## WORK INSTRUCTION
From the entries that follow, copy each line in which "true" appears.

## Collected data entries
----------------
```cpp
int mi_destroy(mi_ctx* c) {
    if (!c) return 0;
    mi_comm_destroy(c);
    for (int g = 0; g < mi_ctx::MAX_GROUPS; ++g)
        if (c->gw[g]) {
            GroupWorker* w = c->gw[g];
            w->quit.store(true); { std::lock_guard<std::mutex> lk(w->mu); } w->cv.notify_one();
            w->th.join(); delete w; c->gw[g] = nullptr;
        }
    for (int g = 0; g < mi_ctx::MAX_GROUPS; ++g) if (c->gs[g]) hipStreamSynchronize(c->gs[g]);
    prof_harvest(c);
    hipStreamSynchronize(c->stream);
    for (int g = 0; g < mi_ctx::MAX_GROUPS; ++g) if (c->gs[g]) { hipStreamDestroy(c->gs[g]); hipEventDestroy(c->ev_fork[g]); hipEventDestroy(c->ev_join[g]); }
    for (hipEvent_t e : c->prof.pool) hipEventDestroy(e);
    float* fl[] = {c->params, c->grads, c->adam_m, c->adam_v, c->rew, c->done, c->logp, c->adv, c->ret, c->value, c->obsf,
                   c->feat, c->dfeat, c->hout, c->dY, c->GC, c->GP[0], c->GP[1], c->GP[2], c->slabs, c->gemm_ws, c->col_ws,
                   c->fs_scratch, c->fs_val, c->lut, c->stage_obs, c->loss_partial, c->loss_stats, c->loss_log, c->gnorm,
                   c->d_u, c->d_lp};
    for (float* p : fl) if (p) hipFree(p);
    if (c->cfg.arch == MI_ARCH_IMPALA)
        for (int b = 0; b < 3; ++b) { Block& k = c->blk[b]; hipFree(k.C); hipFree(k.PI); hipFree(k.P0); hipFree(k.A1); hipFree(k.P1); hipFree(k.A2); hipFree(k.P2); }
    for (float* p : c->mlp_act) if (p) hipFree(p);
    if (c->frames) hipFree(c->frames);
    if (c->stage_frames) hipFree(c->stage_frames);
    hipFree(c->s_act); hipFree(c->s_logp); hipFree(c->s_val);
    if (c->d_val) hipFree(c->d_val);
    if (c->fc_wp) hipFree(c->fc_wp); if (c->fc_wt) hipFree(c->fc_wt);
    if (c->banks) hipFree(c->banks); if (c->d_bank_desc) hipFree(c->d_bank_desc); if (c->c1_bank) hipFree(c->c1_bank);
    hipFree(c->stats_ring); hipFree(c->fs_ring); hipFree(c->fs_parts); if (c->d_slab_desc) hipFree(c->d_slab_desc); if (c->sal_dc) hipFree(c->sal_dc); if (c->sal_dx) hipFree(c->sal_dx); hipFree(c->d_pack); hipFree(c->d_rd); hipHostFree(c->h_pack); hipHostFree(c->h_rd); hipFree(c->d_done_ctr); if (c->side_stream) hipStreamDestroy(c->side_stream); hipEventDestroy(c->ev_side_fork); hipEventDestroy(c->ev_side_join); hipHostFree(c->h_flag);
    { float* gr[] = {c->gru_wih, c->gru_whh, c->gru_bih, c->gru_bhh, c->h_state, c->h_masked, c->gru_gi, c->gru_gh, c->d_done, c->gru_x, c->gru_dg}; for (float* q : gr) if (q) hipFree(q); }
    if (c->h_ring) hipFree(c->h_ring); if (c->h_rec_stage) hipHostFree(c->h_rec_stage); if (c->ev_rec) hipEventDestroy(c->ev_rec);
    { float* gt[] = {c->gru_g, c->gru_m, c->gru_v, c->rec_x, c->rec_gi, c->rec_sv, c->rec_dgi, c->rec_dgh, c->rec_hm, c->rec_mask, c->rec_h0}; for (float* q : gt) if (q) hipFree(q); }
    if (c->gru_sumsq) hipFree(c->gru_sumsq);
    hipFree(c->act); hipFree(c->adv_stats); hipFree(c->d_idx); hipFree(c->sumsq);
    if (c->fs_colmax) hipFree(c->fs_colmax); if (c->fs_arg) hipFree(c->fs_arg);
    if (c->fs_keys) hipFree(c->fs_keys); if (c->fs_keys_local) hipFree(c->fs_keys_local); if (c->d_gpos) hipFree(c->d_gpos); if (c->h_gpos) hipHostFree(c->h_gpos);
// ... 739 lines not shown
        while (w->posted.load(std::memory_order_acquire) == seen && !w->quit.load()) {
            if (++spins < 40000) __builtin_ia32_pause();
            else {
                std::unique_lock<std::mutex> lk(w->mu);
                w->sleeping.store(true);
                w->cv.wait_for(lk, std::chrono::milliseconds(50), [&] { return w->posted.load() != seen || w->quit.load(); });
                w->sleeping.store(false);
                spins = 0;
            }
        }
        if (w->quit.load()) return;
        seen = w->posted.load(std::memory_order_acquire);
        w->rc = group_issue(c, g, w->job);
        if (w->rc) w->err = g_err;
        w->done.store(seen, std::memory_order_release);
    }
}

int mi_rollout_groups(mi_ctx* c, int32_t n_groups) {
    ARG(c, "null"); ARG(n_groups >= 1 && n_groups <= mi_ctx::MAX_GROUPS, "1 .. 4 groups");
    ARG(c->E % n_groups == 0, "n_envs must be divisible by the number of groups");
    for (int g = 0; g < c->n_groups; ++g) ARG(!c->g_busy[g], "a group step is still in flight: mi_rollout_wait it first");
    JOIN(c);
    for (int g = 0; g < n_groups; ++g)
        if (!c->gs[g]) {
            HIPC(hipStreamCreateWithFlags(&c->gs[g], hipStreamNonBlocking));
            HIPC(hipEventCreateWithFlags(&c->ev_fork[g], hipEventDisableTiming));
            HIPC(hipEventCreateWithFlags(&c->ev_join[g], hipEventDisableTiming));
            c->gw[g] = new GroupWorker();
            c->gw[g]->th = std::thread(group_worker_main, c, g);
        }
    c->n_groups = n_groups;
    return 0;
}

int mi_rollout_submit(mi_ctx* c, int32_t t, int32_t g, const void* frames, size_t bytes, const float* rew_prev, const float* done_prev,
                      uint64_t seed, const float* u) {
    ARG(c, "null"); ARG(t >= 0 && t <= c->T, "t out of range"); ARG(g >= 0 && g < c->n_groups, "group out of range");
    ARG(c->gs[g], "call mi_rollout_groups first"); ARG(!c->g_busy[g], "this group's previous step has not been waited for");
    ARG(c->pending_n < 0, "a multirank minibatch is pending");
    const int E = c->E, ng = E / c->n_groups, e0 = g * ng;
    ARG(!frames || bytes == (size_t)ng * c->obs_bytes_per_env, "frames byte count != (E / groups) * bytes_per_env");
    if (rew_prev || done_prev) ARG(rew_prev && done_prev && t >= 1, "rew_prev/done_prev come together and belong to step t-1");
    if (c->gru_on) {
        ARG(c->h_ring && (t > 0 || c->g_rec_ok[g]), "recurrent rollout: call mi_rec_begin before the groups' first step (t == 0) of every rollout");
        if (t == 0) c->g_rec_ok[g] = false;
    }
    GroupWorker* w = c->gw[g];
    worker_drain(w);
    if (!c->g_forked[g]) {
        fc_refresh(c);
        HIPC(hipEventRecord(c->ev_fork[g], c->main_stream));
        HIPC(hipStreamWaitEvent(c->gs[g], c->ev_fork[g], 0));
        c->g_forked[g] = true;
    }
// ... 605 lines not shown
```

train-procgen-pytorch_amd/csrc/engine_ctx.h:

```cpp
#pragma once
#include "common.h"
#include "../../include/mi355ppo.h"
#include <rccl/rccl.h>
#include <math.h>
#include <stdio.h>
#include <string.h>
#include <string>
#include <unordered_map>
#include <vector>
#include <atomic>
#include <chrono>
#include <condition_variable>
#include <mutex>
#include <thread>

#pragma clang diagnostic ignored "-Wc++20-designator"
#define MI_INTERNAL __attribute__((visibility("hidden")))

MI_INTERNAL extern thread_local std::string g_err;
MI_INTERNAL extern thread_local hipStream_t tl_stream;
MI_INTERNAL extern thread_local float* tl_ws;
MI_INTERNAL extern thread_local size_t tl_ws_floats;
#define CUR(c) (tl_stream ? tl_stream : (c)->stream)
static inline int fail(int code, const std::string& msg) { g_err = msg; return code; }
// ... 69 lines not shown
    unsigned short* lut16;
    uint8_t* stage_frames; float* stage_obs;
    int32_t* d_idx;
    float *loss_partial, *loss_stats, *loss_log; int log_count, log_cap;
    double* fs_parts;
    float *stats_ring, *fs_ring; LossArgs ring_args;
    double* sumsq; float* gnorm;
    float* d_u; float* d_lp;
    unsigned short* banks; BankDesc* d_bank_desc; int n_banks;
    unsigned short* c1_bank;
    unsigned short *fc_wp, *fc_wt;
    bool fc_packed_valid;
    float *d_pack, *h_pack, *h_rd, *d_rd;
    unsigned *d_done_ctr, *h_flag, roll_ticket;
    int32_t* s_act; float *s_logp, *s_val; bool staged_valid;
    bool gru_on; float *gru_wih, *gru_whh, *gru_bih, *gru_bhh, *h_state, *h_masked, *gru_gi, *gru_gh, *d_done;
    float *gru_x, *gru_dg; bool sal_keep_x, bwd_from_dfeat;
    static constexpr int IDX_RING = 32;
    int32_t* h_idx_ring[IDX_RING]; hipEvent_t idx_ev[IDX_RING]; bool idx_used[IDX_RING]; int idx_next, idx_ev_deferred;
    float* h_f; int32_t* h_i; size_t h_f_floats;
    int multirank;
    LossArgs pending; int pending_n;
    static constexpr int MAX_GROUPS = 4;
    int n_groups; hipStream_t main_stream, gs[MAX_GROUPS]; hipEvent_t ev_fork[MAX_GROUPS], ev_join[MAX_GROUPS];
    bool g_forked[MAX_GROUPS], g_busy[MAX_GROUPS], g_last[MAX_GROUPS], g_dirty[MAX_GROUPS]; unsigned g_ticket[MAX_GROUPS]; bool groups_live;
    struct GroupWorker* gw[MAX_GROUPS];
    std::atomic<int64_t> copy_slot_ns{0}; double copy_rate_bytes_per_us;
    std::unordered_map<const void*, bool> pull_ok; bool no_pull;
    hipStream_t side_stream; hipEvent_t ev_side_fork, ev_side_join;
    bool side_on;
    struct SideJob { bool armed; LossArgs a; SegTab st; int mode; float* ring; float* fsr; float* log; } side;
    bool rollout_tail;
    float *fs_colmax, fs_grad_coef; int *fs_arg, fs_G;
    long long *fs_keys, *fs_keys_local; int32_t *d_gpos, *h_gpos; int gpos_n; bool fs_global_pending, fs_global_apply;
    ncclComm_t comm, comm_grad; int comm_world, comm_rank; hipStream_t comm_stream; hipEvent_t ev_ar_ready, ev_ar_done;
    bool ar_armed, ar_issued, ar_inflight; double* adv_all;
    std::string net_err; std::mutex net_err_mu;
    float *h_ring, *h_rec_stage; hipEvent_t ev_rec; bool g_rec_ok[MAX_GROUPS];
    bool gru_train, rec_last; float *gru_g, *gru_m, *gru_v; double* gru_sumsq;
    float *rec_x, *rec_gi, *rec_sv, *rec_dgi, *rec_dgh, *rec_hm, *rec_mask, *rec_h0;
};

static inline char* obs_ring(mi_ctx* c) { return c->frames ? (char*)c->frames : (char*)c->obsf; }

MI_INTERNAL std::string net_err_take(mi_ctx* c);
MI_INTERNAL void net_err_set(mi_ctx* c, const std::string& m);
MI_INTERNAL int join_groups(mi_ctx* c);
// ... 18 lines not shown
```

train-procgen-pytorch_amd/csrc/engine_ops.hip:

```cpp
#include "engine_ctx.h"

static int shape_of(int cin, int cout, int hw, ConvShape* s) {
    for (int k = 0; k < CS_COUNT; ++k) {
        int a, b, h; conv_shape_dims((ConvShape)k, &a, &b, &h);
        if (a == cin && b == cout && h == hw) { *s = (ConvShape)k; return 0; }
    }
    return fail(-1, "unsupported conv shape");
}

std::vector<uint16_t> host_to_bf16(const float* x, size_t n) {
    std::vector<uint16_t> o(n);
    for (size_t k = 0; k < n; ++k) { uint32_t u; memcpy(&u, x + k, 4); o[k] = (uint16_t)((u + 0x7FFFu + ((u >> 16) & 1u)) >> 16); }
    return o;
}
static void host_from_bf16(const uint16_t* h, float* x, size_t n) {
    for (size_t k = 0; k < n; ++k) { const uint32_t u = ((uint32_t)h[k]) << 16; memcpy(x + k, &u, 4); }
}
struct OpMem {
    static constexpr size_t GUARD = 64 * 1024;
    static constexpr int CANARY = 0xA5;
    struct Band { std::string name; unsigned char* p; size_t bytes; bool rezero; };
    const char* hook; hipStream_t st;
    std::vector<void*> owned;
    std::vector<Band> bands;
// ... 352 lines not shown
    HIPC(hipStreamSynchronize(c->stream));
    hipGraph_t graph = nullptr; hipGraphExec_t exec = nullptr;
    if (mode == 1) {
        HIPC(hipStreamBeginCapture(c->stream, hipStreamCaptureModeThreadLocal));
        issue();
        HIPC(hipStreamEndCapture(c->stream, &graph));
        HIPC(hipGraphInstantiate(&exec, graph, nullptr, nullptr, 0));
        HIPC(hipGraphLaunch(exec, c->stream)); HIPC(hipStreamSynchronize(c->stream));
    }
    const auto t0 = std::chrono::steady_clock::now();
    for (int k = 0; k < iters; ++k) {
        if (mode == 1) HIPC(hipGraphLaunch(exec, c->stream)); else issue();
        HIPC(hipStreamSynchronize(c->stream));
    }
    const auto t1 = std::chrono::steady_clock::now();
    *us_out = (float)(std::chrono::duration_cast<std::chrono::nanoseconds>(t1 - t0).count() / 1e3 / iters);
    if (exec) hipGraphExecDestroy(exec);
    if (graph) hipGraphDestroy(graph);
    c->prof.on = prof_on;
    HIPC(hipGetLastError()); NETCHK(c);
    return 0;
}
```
----------------
## FINAL ANSWER
            w->quit.store(true); { std::lock_guard<std::mutex> lk(w->mu); } w->cv.notify_one();
                w->sleeping.store(true);
        c->g_forked[g] = true;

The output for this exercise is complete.